#### Required action
The response must be made up of the lines in the entries below that contain "auto".

⁂

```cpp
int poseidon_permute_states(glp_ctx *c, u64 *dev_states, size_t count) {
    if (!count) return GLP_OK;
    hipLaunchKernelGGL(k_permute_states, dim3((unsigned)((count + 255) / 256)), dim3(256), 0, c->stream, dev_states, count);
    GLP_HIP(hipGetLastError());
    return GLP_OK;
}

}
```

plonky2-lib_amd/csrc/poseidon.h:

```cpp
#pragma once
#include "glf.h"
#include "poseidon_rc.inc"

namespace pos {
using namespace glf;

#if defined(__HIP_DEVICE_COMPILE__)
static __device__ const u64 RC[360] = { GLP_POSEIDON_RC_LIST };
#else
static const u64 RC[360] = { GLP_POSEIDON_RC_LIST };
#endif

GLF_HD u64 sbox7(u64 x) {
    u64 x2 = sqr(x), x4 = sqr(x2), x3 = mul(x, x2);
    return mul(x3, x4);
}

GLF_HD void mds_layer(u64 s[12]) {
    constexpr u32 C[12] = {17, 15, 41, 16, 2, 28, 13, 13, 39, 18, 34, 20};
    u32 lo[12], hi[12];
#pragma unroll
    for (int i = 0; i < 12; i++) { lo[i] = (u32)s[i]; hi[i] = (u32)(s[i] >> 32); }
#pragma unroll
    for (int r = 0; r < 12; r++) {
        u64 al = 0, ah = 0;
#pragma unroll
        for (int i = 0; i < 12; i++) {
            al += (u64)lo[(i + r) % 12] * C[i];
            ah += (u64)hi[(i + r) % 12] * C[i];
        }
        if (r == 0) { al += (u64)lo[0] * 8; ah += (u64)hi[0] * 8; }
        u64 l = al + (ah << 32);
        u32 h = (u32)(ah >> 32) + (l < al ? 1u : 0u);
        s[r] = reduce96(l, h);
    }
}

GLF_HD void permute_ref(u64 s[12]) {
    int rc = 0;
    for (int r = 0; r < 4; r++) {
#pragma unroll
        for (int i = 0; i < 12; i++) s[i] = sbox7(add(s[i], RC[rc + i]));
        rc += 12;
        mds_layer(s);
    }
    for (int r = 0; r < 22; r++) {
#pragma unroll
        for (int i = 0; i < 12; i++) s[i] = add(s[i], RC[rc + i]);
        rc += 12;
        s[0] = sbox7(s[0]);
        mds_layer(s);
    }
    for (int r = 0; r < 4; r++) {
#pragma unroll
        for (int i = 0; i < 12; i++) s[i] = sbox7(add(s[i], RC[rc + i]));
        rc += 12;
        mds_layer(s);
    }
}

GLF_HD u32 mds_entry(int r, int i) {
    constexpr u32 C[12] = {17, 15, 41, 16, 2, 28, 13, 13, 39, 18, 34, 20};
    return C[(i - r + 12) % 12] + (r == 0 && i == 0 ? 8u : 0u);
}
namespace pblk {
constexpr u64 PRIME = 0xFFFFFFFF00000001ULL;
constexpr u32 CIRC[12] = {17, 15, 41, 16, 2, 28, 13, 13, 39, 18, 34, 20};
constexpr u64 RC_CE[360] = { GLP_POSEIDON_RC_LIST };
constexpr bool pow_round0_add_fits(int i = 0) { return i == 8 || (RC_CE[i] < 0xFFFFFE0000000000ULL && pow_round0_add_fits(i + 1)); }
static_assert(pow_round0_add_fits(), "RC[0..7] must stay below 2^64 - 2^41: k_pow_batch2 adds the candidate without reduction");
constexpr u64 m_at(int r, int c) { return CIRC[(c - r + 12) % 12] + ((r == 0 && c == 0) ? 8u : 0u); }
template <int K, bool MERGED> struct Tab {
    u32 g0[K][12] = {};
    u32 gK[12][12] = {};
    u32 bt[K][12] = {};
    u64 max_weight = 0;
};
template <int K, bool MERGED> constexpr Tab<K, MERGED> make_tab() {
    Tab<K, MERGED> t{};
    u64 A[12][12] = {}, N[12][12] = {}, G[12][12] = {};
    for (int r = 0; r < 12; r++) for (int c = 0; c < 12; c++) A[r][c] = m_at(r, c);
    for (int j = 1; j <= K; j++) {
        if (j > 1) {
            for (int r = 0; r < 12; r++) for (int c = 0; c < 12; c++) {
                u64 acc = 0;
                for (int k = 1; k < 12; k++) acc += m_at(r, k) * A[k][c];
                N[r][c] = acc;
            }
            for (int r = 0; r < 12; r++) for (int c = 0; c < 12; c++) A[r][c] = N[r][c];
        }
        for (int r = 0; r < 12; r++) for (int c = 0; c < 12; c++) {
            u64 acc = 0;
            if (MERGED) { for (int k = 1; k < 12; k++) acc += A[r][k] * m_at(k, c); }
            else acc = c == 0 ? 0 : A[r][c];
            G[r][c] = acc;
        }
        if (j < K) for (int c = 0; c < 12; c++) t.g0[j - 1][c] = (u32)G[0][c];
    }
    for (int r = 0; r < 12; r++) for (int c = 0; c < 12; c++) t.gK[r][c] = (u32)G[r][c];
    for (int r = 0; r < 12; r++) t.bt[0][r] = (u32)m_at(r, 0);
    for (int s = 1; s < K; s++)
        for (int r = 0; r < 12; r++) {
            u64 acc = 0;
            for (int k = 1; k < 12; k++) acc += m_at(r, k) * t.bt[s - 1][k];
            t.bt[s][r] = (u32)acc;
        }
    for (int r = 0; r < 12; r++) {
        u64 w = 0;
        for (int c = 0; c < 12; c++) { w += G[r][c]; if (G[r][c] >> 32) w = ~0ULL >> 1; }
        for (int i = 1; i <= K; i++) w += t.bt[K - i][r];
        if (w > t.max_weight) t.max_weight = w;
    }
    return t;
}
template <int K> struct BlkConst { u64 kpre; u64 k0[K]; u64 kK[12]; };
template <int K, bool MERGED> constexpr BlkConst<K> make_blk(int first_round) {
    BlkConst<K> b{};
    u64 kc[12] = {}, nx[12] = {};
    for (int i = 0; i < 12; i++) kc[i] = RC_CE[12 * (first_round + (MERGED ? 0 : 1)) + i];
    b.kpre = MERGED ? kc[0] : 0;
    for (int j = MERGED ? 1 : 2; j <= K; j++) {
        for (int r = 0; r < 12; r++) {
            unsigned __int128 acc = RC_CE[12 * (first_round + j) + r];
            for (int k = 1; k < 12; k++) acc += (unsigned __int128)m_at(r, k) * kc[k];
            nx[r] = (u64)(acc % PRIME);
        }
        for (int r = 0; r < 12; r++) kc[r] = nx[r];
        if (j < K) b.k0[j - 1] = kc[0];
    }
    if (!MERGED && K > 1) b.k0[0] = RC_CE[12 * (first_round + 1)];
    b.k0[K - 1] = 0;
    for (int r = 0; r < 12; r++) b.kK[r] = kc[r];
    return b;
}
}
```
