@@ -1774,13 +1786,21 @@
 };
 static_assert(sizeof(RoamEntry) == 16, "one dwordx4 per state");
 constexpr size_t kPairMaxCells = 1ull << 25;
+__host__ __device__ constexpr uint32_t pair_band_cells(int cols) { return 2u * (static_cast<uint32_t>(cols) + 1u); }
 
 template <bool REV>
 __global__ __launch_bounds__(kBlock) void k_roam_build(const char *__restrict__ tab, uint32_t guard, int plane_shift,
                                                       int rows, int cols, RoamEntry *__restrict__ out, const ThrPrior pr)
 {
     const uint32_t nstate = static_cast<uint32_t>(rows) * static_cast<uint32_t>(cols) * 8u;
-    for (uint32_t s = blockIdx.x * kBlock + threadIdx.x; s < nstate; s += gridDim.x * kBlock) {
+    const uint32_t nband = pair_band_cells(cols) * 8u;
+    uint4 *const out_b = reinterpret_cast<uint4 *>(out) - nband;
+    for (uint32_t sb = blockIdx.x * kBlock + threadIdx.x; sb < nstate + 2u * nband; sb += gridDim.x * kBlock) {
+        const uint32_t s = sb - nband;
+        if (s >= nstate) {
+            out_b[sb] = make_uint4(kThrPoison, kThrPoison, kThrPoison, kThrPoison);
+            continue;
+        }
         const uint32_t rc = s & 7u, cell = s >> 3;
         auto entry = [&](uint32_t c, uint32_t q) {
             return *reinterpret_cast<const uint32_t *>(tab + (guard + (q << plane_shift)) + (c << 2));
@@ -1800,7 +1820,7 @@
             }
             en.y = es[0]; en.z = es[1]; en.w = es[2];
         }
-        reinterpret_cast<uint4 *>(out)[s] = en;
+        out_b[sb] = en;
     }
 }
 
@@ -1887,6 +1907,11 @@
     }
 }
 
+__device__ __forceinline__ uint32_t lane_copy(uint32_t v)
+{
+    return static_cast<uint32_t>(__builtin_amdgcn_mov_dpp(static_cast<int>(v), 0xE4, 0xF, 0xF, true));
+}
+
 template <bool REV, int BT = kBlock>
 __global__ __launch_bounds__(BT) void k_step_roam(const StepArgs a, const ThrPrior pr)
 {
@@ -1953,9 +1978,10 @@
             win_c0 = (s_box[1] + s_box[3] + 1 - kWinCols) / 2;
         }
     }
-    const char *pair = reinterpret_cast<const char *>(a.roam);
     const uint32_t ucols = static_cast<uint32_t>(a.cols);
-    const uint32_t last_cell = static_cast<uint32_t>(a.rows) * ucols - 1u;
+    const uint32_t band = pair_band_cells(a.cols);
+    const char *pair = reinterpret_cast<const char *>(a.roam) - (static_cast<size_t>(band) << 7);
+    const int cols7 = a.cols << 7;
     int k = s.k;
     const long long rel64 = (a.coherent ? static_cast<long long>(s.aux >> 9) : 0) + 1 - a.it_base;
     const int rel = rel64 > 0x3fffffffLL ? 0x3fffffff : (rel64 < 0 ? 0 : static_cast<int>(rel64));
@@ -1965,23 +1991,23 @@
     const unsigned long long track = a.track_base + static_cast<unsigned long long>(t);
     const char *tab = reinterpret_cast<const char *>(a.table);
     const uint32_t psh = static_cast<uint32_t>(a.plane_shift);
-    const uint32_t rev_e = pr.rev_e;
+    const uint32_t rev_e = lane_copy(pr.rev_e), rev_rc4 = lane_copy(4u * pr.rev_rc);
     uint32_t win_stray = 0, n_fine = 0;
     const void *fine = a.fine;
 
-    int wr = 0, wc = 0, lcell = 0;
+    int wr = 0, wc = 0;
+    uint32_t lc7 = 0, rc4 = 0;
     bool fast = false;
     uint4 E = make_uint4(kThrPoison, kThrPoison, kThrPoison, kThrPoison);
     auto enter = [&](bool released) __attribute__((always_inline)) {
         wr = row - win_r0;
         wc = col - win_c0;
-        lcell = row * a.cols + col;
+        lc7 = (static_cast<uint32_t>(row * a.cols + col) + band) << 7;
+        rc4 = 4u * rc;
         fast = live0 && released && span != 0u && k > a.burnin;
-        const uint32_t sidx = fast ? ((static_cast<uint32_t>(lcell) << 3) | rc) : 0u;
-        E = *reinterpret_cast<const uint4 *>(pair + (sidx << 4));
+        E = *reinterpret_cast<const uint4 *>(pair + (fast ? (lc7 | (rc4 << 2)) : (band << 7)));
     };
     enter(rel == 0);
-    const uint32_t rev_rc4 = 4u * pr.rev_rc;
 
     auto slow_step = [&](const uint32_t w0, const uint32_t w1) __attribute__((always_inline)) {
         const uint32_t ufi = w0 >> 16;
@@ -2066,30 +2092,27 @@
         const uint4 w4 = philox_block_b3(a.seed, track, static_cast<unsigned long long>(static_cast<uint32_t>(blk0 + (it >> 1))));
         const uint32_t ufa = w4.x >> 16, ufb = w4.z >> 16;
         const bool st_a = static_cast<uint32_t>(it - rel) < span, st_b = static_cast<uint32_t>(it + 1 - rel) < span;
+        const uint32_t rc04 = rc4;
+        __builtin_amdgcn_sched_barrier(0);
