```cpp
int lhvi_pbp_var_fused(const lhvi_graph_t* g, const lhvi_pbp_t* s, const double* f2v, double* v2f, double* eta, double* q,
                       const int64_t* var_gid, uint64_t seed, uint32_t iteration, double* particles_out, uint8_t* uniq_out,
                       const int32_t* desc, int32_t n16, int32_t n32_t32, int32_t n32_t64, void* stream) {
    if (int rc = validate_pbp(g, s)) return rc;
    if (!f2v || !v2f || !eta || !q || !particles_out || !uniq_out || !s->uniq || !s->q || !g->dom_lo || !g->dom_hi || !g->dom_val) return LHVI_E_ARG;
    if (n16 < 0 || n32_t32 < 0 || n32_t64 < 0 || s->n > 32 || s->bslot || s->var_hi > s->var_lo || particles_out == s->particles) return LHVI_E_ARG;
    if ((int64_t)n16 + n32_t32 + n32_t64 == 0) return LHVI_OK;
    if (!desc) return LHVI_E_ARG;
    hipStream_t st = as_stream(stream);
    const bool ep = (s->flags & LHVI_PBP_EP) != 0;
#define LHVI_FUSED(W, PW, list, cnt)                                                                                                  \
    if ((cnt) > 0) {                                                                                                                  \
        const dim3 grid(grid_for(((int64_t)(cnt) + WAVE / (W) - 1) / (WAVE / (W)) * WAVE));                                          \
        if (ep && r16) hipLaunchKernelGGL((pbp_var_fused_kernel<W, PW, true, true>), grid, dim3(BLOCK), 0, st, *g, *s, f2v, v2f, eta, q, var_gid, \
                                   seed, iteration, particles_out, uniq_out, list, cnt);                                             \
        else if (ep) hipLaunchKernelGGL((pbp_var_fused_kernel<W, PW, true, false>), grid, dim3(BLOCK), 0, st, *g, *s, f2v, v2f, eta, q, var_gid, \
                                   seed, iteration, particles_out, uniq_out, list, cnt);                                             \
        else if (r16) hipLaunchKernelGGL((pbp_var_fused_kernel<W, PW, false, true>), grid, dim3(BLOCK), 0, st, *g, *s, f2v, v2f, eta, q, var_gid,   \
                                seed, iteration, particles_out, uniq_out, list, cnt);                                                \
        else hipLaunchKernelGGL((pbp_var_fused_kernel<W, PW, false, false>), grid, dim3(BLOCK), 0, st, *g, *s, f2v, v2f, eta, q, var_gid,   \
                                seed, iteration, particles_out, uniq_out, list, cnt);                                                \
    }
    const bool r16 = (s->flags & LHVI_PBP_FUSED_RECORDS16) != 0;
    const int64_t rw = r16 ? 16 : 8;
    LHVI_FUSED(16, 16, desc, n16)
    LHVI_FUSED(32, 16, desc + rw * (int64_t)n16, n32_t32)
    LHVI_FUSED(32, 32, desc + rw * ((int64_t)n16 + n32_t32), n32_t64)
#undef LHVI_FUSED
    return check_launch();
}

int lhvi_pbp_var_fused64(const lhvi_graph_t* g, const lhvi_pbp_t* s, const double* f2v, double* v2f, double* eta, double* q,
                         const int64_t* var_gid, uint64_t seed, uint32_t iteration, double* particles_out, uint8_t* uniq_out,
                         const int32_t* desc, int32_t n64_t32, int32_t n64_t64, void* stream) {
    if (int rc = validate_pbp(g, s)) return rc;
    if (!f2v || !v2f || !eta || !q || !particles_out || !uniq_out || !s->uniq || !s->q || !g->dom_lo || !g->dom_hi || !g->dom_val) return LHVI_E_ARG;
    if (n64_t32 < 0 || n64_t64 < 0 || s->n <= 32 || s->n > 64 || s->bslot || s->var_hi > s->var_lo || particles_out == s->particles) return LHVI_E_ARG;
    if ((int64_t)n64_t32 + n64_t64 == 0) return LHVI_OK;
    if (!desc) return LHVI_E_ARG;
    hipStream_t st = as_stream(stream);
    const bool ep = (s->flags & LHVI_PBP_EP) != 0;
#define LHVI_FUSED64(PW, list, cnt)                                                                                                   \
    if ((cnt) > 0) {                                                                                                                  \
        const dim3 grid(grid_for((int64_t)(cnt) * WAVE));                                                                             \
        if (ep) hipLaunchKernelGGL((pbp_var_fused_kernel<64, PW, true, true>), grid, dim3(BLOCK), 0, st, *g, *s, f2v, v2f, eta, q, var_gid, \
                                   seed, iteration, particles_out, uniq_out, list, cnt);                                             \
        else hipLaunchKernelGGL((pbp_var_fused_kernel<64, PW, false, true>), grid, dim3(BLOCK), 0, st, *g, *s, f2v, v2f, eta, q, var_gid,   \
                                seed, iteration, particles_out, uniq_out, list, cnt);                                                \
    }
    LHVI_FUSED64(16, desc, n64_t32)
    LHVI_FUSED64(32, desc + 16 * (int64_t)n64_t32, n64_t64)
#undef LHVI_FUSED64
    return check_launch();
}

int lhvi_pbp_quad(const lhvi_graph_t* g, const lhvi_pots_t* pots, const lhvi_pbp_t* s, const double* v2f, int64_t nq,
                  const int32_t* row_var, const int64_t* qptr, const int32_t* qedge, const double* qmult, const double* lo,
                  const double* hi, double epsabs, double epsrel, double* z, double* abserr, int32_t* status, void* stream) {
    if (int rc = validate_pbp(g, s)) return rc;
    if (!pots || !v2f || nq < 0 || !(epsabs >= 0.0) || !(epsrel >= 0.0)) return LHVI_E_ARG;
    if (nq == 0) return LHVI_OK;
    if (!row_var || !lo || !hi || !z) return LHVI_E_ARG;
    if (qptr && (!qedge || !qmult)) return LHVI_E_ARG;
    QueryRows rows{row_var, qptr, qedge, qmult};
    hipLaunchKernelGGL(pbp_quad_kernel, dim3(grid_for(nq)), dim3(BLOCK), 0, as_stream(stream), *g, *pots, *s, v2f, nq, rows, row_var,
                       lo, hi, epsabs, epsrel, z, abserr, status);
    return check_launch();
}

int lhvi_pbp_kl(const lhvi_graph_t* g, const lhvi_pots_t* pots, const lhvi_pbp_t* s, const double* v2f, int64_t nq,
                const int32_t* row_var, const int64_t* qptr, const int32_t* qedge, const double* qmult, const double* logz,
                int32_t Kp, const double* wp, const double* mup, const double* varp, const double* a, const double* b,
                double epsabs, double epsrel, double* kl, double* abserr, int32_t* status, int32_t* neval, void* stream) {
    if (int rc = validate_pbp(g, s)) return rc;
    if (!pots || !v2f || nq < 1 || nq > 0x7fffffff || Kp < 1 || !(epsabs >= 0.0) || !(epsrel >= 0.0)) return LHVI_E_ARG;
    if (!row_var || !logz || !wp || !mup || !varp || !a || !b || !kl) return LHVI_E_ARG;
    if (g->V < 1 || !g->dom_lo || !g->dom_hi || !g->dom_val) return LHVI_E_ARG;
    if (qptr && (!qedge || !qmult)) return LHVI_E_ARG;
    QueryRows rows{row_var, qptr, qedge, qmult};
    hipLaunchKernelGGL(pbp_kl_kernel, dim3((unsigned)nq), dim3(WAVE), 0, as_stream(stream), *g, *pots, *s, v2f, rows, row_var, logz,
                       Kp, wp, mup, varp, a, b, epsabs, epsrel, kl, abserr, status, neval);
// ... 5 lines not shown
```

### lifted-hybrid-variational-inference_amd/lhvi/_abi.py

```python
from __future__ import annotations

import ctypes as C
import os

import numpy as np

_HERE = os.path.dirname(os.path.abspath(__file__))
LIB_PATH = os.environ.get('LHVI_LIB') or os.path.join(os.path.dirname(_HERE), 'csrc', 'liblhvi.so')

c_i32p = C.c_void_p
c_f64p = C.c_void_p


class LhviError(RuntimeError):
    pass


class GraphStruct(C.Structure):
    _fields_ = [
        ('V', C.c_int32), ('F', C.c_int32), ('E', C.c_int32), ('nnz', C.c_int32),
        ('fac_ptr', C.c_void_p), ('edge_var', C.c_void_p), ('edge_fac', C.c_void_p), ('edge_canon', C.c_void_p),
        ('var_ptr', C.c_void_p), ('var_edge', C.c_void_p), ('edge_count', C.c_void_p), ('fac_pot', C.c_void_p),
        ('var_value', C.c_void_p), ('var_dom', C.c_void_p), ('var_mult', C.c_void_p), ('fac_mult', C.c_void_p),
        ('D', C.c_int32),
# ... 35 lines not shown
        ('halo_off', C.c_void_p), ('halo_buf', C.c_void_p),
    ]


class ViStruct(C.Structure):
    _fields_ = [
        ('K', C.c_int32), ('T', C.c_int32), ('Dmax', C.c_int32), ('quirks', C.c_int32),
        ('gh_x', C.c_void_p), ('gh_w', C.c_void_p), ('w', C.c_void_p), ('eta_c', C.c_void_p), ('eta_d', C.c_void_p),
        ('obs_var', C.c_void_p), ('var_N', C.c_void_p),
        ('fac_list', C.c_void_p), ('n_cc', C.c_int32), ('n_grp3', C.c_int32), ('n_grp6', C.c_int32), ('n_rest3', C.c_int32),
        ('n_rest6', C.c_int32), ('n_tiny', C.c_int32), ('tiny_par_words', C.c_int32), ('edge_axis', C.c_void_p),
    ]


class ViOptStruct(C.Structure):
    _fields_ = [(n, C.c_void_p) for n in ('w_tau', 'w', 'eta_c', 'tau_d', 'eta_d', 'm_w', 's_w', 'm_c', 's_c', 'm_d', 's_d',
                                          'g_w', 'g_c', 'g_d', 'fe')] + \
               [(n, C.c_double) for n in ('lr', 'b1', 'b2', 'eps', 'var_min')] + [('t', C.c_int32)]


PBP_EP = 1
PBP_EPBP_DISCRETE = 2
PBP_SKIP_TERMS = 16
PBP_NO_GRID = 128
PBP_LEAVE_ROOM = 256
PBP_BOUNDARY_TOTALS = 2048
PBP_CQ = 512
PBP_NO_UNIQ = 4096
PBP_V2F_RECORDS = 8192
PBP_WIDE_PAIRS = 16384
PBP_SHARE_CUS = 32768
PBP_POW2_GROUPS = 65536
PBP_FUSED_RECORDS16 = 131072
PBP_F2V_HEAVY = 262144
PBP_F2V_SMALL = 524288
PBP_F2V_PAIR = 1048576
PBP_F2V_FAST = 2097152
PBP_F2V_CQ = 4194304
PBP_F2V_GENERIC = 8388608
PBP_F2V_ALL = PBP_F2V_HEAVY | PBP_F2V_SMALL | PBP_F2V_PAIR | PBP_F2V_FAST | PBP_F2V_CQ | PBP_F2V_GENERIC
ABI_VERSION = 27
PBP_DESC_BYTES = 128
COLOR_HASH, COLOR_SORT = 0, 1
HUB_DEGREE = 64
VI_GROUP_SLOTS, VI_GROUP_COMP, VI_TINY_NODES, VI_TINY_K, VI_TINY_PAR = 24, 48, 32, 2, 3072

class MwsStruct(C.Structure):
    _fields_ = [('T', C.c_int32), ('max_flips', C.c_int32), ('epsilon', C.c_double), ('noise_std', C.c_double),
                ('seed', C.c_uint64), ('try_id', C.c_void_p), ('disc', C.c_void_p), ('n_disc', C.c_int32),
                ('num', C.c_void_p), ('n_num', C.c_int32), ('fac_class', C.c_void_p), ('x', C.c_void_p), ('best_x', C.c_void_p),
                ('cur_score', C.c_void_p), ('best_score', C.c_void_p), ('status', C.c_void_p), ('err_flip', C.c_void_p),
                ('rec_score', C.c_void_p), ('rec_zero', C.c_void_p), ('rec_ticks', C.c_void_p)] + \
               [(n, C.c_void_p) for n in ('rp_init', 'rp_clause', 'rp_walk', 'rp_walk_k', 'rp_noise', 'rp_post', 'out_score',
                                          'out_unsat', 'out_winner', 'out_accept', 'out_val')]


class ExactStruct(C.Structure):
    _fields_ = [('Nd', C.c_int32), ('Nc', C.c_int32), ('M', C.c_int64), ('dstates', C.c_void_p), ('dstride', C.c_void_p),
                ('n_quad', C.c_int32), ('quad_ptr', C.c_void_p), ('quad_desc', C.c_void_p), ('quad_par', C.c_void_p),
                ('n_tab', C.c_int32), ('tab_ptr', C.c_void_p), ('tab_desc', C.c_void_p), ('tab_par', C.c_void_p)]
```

⁂

#### The completed task
         auto entry = [&](uint32_t c, uint32_t q) {
     auto enter = [&](bool released) __attribute__((always_inline)) {
     auto slow_step = [&](const uint32_t w0, const uint32_t w1) __attribute__((always_inline)) {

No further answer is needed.